Em sua última entrevista, o filósofo Zygmunt Bauman falou ao jornal italiano Il Messaggero, sobre a felicidade. Esse tema já havia sido objeto de sua investigação e entrevistas, e nesta ele apresenta as duas compreensões sobre felicidade. Primeiro, a felicidade na sua visão mais popular pode ser representada como uma vida plena repleta de momentos agradáveis, e que não deve ser importunada por problemas e desafios. Enquanto que a outra vertente entende que uma vida feliz não está livre de desafios, mas que é preciso supera-los para encontrar a felicidade. Apesar da complexidade de definir o conceito de felicidade, o que temos é uma sociedade que busca ser cada vez mais feliz, não no sentido pleno da palavra, mas numa busca quase automática, em que, segundo Bauman, cada momento de felicidade deve ser melhor que o anterior.

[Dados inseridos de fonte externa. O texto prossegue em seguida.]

inline QRLayout qr_layout(int m, int n) {
  (void)n;
  QRLayout L;
  const int nb = 32;
  const int rbmax = (int)(kPanelSmemBudget / (sizeof(double) * nb)) / nb * nb;
  int rb0 = std::min(std::min(rbmax, round_up(m, nb)), std::max(nb, qr_pref_rb() / nb * nb));
  int nrb = (m + rb0 - 1) / rb0;
  const int nrb_max = rbmax / nb;
  if (nrb > nrb_max) nrb = nrb_max;
  int rb = round_up((m + nrb - 1) / nrb, nb);
  if (rb > rbmax) throw std::runtime_error("qr_layout: matrix too tall for a two-stage CAQR (needs a deeper tree)");
  L.nb = nb; L.rb = rb; L.nrb = (m + rb - 1) / rb; L.m_pad = L.nrb * rb;
  return L;
}

inline GettDesc make_desc(Planner &pl, const std::vector<int32_t> &am, const std::vector<int32_t> &ak,
                          const std::vector<int32_t> &bk, const std::vector<int32_t> &bn,
                          const std::vector<int32_t> &cm, const std::vector<int32_t> &cn, int a_kfast, int b_nfast) {
  GettDesc d;
  d.M = (int)am.size(); d.K = (int)ak.size(); d.N = (int)bn.size();
  d.am = pl.upload(am); d.ak = pl.upload(ak); d.bk = pl.upload(bk); d.bn = pl.upload(bn);
  d.cm = pl.upload(cm); d.cn = pl.upload(cn);
  d.a_kfast = a_kfast; d.b_nfast = b_nfast;
  return d;
}

inline std::vector<int32_t> iota_scaled(int n, int scale, int base = 0) {
  std::vector<int32_t> v((size_t)n);
  for (int i = 0; i < n; ++i) v[(size_t)i] = base + i * scale;
  return v;
}

struct QRStop {
  const double *colnorm2 = nullptr;
  const int32_t *colorder = nullptr;
  double eps = 0.0;
  int first_col = 0;
};

inline void caqr(LinalgCtx &cx, double *A, long ws, int m, int n, const QRLayout &L, const int32_t *row_cnt = nullptr,
                 int row_scale = 0, const QRStop *stop = nullptr) {
  const int W = cx.W, nb = L.nb, rb = L.rb, nrb = L.nrb, lda = n;
  const int kk = std::min(m, n);
  ++cx.qr_calls;
  if (m <= 1) return;
  Planner &pl = *cx.planner;
  double *Vw = (double *)cx.pool->get(sizeof(double) * (size_t)W * nrb * rb * nb);
  double *Tw = (double *)cx.pool->get(sizeof(double) * (size_t)W * nrb * nb * nb);
  std::vector<int32_t> rowtab1((size_t)nrb * rb);
  for (int b = 0; b < nrb; ++b)
    for (int s = 0; s < rb; ++s) rowtab1[(size_t)b * rb + s] = b * rb + s;
  const int32_t *rowtab1_d = pl.upload(rowtab1);
  TileMap tmap;
  const bool have_tmap = (rb % 64 == 0) && nb == 32 && be_make_tile_map(&tmap, A, ws, lda, L.m_pad, n, W, rb / 8, 8);
  TileMap tmapc;
  const bool have_tmapc = rb <= 256 && rb % 16 == 0 && nb == 32 && be_make_tile_map(&tmapc, A, ws, lda, L.m_pad, n, W, rb, 8);
  const int npanel = (kk + nb - 1) / nb;
  const bool stopping = stop && stop->eps > 0.0 && cx.qr_early_stop && npanel > 2;
  int32_t *stopped = nullptr;
  double *stop_acc = nullptr;
  if (stopping) {
    stopped = (int32_t *)cx.pool->get(sizeof(int32_t) * (size_t)W);
    stop_acc = (double *)cx.pool->get(sizeof(double) * (size_t)W);
    be_memset0(stopped, sizeof(int32_t) * (size_t)W);
    be_memset0(stop_acc, sizeof(double) * (size_t)W);
  }
  for (int p = 0; p < npanel; ++p) {
    const int col0 = p * nb, pw = std::min(nb, kk - col0), c1 = col0 + pw, ntrail = n - c1;
    const int b0 = col0 / rb, nact = nrb - b0;
    PanelArgs pa;
    pa.A = A; pa.ws = ws; pa.lda = lda; pa.rowtab = rowtab1_d + (size_t)b0 * rb; pa.R = rb; pa.skip0 = col0 - b0 * rb; pa.NI = nact;
    pa.col0 = col0; pa.pw = pw; pa.nbw = nb; pa.Vw = Vw; pa.Tw = Tw; pa.W = W;
    pa.row_cnt = row_cnt; pa.row_scale = row_scale;
    pa.stopped = stopped;
    be_panel_qr(pa);
    if (ntrail > 0) {
      ApplyArgs ap;
      ap.A = A; ap.ws = ws; ap.lda = lda; ap.rowtab = pa.rowtab; ap.R = rb; ap.NI = nact; ap.col1 = c1; ap.ntrail = ntrail;
      ap.nbw = nb; ap.Vw = Vw; ap.Tw = Tw; ap.W = W;
      if (have_tmap) { ap.tmap = &tmap; ap.row0 = b0 * rb; }
      if (have_tmapc) { ap.tmap_cols = &tmapc; ap.row0 = b0 * rb; }
      ap.row_cnt = row_cnt; ap.row_scale = row_scale; ap.stopped = stopped;
      be_apply_reflector(ap);
    }
    if (nact > 1) {
      const int R2 = nact * pw;
      std::vector<int32_t> rowtab2((size_t)R2);
      for (int b = 0; b < nact; ++b)
        for (int i = 0; i < pw; ++i) rowtab2[(size_t)b * pw + i] = (b0 + b) * rb + (b == 0 ? pa.skip0 : 0) + i;
      PanelArgs p2 = pa;
      p2.rowtab = pl.upload(rowtab2); p2.R = R2; p2.skip0 = 0; p2.NI = 1; p2.row_cnt = nullptr;
      be_panel_qr(p2);
      if (ntrail > 0) {
        ApplyArgs ap;
        ap.A = A; ap.ws = ws; ap.lda = lda; ap.rowtab = p2.rowtab; ap.R = R2; ap.NI = 1; ap.col1 = c1; ap.ntrail = ntrail;
        ap.nbw = nb; ap.Vw = Vw; ap.Tw = Tw; ap.W = W; ap.stopped = stopped;
        be_apply_reflector(ap);
      }
    }
    if (stopping && ntrail > 0 && c1 < m && c1 >= stop->first_col && p + 1 < npanel && (p % cx.qr_stop_stride) == cx.qr_stop_stride - 1)
      be_trailing_check(A, ws, lda, c1, m, c1, n, stop->colnorm2, stop->colorder, n, 0.01 * stop->eps * stop->eps, stop_acc, stopped, W);
  }
  if (stopping) { cx.pool->put(stopped); cx.pool->put(stop_acc); }
  cx.pool->put(Vw);
  cx.pool->put(Tw);
}

struct JacobiLayout { int bs = 0, nblk = 0, nr_pad = 0; };

inline int jacobi_max_bs() {
  static int v = -1;
  if (v < 0) {
    const char *e = std::getenv("PEPS_JACOBI_BS");
    v = e ? std::atoi(e) : 16;
    if (v != 4 && v != 8 && v != 16) v = 16;
  }
  return v;
}

inline JacobiLayout jacobi_layout(int nr, int nc) {
  JacobiLayout J;
  int ncp = round_up(nc, 8);
  for (int bs : {16, 8, 4}) {
    if (bs > jacobi_max_bs()) continue;
    size_t bytes = (size_t)2 * bs * (ncp + 4) * sizeof(double);
    if (bytes > kJacobiSmemBudget && bs != 4) continue;
    if (bytes > kJacobiSmemBudget) throw std::runtime_error("jacobi_layout: rows too long for the shared-memory panel");
    if (bs > 4 && nr <= bs) continue;
    J.bs = bs;
    break;
  }
  int nblk = (nr + J.bs - 1) / J.bs;
  if (nblk < 2) nblk = 2;
  if (nblk & 1) ++nblk;
  J.nblk = nblk; J.nr_pad = nblk * J.bs;
  return J;
}

inline int truncate_buffer_rows(int nr, int nc) {
  return nr > 1 ? std::max(nr, qr_layout(nr, nc).m_pad) : nr;
}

Na entrevista, ele retoma um dos seus pensamentos sobre a felicidade, a partir de um dos seus conceitos mais famosos, o de sociedade líquida. Nela nada permanece por muito tempo, logo vivemos numa sociedade de constante novidade, e a ausência de certezas gera ansiedade. Esse sentimento é acentuado pela compreensão de felicidade como um equilíbrio entre liberdade e segurança, que também são apresentados pelo autor como fundamentais para a dignidade humana. Ao fortalecermos uma delas, diretamente enfraquecemos a outra, e para ele o equilíbrio para a felicidade na sociedade está em dosa-las. Ao realizarmos uma rápida busca na internet, encontramos inúmeros cursos e disciplinas universitárias interessadas em discutir sobre o conceito de felicidade, tanto no cenário nacional quanto no internacional. Enfim, precisamos estar plenos, seguros e livres, e, portanto, felizes, para que possamos desenvolver a nossa criatividade.  

Dessa maneira, ao tratarmos sobre a criatividade na educação, não devemos desconsiderar o contexto social em que os profissionais da educação estão inseridos. Pois, é preciso levar em consideração a felicidade, balizada através da segurança e da liberdade, e a necessária discussão sobre as mudanças na compreensão sobre o trabalho no século XXI. Sendo que, só a partir do atendimento dessas duas perspectivas é que atingiremos o processo de criatividade, amplamente defendido, e que se apresenta como o percurso a ser percorrido pelas escolas que estão atentas as novas exigências do mundo contemporâneo.